• _Data supplied_:
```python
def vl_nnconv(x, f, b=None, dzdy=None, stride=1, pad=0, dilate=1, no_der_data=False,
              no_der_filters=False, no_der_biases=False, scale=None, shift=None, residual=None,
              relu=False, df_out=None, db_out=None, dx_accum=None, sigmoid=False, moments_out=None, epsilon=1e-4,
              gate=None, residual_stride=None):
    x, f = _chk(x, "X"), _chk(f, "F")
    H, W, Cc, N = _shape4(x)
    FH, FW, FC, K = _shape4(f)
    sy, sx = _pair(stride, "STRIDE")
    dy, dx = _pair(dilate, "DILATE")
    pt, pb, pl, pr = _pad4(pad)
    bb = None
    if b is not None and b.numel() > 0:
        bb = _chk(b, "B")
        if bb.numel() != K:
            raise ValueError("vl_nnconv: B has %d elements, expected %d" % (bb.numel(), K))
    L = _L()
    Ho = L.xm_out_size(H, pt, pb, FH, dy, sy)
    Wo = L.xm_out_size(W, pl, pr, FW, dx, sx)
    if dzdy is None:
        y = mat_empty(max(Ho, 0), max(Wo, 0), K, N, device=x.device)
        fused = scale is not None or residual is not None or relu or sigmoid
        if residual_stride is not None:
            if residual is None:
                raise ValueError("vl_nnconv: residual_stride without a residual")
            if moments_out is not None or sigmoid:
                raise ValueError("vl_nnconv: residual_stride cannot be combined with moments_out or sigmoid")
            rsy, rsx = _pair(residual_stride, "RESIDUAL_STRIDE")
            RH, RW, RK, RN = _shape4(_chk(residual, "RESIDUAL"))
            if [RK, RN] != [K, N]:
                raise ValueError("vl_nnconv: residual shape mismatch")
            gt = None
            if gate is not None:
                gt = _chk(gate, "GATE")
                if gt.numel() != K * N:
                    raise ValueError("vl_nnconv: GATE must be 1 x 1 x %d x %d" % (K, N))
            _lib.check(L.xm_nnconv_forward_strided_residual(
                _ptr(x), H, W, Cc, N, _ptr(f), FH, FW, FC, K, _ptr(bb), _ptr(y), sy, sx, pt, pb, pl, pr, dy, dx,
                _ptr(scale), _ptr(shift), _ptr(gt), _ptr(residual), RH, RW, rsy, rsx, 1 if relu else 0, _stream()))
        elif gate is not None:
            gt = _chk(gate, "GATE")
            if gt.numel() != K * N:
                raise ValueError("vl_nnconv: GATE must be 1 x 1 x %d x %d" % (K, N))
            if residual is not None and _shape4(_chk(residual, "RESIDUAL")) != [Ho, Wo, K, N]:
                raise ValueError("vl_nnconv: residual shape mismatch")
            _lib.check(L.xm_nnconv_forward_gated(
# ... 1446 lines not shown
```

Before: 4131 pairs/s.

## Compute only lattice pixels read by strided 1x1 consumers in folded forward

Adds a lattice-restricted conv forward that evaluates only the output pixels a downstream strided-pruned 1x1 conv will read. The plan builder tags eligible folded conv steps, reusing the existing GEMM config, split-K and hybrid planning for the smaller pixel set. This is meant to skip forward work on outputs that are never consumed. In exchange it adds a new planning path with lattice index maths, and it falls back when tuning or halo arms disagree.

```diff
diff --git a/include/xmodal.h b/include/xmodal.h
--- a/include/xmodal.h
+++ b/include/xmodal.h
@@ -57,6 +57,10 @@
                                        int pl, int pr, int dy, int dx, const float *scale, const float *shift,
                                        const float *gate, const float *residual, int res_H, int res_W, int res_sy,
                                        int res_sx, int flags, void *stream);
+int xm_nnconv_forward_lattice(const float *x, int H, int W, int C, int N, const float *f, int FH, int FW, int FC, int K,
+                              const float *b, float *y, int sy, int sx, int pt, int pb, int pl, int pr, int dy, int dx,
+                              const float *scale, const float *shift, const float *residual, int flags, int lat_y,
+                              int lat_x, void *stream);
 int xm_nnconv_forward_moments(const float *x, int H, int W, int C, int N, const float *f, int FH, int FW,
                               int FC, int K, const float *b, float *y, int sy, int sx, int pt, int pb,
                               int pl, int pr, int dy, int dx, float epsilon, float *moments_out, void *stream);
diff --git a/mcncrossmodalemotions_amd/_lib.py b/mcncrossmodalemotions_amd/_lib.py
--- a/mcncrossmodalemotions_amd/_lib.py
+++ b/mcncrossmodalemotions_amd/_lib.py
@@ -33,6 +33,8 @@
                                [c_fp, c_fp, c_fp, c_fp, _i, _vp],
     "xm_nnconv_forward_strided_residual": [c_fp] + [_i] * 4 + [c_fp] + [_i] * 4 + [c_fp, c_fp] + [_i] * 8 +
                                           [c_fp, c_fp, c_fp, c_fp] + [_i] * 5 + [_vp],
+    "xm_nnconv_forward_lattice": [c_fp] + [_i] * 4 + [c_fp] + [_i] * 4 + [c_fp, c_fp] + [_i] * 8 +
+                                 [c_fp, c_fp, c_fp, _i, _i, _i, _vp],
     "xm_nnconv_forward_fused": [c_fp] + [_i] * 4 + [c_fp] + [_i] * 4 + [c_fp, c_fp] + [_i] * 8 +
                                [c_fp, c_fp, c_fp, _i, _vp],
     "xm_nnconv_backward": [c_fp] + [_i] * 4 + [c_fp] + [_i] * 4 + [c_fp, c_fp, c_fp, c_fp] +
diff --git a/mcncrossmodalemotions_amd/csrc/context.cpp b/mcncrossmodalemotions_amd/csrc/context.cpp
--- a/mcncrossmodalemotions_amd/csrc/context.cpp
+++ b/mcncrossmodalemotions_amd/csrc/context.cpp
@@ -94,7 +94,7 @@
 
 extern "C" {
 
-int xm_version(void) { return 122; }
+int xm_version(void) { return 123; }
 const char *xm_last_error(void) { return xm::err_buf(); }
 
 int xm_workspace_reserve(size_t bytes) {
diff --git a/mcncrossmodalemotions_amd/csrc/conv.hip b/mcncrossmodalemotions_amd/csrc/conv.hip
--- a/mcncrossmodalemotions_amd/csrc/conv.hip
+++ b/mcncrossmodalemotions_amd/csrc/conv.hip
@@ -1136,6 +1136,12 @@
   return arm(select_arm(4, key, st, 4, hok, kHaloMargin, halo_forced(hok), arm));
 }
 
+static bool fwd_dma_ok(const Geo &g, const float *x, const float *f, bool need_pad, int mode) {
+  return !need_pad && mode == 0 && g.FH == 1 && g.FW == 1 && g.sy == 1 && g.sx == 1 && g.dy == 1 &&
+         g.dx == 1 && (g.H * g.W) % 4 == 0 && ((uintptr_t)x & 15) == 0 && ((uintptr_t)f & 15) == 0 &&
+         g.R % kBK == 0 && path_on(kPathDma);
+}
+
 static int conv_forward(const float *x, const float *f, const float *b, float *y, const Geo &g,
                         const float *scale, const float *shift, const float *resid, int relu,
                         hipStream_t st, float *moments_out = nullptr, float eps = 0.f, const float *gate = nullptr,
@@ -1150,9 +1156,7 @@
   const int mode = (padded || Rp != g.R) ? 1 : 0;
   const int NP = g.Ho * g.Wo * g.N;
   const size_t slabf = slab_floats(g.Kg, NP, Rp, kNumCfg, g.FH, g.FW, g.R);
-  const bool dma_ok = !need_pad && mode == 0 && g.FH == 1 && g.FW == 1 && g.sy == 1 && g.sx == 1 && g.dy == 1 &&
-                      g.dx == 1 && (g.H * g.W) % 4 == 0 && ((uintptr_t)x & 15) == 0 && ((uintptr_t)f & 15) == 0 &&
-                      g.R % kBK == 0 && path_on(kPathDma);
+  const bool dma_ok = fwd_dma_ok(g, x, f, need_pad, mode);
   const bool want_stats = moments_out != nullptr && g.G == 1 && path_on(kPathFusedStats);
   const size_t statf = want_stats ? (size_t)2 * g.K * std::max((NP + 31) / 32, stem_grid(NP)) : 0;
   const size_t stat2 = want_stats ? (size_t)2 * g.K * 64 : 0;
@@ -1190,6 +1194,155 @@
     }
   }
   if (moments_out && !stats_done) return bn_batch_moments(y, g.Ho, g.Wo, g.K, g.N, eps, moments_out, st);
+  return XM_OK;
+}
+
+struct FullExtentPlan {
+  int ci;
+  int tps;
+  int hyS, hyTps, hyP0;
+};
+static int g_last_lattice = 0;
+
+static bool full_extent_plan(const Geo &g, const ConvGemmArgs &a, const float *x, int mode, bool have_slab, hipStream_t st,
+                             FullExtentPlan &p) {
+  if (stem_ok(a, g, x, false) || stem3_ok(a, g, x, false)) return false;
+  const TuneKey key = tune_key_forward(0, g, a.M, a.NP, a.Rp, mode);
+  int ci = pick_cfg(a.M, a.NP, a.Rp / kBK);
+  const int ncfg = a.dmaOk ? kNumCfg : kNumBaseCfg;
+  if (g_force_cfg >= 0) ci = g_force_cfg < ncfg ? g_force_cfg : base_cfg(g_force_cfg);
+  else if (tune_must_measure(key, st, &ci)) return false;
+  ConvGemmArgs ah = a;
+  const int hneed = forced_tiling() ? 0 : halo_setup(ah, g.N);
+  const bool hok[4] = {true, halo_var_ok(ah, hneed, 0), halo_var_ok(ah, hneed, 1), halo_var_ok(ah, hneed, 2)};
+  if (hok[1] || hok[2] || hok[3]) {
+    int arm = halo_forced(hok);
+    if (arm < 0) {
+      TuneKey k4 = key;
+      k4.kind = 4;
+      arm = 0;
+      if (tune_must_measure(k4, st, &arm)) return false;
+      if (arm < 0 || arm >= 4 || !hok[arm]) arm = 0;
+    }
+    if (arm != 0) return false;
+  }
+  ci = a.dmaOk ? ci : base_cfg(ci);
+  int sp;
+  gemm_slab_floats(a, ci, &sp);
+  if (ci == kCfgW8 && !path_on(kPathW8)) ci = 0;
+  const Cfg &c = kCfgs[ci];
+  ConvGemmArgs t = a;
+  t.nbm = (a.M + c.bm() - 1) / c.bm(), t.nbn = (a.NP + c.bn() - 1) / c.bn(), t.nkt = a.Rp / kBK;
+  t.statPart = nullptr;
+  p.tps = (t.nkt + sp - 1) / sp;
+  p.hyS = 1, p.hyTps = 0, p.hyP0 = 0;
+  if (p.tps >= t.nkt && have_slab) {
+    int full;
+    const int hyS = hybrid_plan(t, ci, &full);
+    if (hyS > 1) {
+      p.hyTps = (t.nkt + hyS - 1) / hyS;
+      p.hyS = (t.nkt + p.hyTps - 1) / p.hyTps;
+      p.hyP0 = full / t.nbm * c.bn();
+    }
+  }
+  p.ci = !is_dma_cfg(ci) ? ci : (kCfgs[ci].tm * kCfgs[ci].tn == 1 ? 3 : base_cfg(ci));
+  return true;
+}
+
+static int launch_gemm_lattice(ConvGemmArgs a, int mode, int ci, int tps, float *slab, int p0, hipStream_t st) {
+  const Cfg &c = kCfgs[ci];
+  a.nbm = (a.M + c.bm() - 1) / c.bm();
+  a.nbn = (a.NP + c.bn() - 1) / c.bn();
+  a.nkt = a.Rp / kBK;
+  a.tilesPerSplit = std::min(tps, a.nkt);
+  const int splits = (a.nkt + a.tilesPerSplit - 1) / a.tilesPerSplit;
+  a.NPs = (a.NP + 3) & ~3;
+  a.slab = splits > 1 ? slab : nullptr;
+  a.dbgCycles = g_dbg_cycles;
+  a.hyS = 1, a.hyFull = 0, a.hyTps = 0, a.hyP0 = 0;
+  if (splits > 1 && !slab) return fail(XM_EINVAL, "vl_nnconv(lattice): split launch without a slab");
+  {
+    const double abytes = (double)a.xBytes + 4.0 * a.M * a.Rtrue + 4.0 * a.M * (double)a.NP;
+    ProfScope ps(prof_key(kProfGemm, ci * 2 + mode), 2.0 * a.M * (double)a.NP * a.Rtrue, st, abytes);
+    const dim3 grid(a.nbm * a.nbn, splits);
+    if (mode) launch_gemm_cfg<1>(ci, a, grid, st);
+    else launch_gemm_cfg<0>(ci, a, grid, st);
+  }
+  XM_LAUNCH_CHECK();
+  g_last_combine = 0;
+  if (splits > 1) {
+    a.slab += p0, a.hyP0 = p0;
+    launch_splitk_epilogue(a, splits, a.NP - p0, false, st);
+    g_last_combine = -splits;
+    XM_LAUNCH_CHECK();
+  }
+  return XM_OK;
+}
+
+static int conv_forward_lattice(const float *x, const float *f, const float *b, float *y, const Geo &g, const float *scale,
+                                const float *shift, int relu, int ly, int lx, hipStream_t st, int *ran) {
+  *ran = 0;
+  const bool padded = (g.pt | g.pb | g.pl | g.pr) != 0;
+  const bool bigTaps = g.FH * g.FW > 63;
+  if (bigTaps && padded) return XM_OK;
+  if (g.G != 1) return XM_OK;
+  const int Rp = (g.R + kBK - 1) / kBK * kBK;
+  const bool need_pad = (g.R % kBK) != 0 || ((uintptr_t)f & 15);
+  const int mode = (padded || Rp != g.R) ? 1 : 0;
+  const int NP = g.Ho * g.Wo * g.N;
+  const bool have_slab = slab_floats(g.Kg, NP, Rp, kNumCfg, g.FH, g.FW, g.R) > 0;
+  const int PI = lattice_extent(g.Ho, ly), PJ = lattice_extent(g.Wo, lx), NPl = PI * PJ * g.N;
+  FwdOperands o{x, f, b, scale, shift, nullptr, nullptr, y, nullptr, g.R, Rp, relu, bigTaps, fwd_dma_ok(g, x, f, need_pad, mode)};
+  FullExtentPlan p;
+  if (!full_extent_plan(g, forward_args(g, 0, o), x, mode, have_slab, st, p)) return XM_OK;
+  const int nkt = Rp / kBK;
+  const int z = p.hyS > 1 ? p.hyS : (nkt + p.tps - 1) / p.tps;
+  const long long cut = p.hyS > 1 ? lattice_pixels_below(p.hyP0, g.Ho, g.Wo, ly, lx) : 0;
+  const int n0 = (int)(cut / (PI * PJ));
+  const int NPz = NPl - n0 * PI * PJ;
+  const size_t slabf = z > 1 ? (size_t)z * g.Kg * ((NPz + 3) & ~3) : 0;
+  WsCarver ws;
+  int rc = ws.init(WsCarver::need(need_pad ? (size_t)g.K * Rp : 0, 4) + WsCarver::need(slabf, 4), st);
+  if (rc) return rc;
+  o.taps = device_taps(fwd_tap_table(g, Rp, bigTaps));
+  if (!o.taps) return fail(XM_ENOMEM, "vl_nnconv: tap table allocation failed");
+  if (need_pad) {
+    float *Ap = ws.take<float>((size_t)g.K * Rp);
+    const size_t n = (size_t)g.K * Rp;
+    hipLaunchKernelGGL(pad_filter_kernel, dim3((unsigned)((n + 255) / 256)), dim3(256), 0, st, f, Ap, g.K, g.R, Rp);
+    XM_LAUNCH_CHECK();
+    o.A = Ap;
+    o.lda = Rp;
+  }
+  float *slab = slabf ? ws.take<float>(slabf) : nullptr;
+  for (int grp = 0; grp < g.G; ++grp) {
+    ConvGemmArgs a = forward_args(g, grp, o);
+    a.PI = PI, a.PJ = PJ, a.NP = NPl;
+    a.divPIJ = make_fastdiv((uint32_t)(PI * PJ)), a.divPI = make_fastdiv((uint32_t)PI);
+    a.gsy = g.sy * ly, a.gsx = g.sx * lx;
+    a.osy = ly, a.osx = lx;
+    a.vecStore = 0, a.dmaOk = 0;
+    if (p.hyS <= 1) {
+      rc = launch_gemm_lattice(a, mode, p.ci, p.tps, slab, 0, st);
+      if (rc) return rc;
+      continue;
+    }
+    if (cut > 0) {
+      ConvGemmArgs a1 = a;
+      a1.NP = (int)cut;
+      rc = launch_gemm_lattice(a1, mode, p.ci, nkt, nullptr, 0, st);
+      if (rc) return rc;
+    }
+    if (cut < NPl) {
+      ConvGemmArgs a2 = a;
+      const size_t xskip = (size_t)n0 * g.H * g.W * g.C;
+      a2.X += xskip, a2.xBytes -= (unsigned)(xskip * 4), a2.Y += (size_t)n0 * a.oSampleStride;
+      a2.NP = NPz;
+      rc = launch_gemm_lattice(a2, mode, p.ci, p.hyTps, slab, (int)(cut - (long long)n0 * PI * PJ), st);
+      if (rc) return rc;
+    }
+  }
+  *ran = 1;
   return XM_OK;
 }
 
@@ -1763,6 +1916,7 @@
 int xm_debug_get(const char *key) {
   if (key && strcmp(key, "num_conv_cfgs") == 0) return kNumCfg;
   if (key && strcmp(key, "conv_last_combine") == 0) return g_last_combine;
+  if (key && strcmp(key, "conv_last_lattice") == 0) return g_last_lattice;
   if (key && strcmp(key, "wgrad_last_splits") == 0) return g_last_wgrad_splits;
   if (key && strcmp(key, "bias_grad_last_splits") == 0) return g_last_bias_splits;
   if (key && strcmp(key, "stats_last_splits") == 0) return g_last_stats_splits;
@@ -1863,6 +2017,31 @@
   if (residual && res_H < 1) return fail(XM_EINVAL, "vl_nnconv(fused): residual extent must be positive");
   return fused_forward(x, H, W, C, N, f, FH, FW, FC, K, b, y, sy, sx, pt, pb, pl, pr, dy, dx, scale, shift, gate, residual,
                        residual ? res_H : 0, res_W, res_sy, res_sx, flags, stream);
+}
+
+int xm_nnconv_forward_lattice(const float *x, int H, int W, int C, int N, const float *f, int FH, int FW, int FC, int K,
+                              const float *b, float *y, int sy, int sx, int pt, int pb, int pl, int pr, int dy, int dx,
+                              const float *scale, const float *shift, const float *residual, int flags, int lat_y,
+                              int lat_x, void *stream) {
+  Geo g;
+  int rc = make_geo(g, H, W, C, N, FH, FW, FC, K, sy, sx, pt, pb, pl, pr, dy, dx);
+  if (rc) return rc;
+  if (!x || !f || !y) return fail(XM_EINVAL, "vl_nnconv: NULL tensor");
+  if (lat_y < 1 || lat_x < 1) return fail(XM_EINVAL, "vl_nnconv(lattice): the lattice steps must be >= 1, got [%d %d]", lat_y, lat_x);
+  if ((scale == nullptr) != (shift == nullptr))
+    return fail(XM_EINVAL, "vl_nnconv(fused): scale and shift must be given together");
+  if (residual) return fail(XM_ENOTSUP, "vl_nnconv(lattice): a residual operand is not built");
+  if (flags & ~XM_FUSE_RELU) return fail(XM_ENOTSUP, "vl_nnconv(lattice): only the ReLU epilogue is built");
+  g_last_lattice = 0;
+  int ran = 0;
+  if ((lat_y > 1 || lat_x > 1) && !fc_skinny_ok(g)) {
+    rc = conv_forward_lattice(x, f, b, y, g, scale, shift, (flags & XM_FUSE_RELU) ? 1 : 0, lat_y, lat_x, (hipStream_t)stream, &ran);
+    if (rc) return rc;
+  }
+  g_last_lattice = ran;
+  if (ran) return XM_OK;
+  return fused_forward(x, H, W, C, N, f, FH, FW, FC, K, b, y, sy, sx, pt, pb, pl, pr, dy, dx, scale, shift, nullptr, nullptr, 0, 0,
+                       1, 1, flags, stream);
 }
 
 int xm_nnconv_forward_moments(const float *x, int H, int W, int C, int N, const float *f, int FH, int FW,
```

• _Work instruction_: Where a line of the entries contains "built", report that line.

• _Answer below_:
+  if (residual) return fail(XM_ENOTSUP, "vl_nnconv(lattice): a residual operand is not built");
+  if (flags & ~XM_FUSE_RELU) return fail(XM_ENOTSUP, "vl_nnconv(lattice): only the ReLU epilogue is built");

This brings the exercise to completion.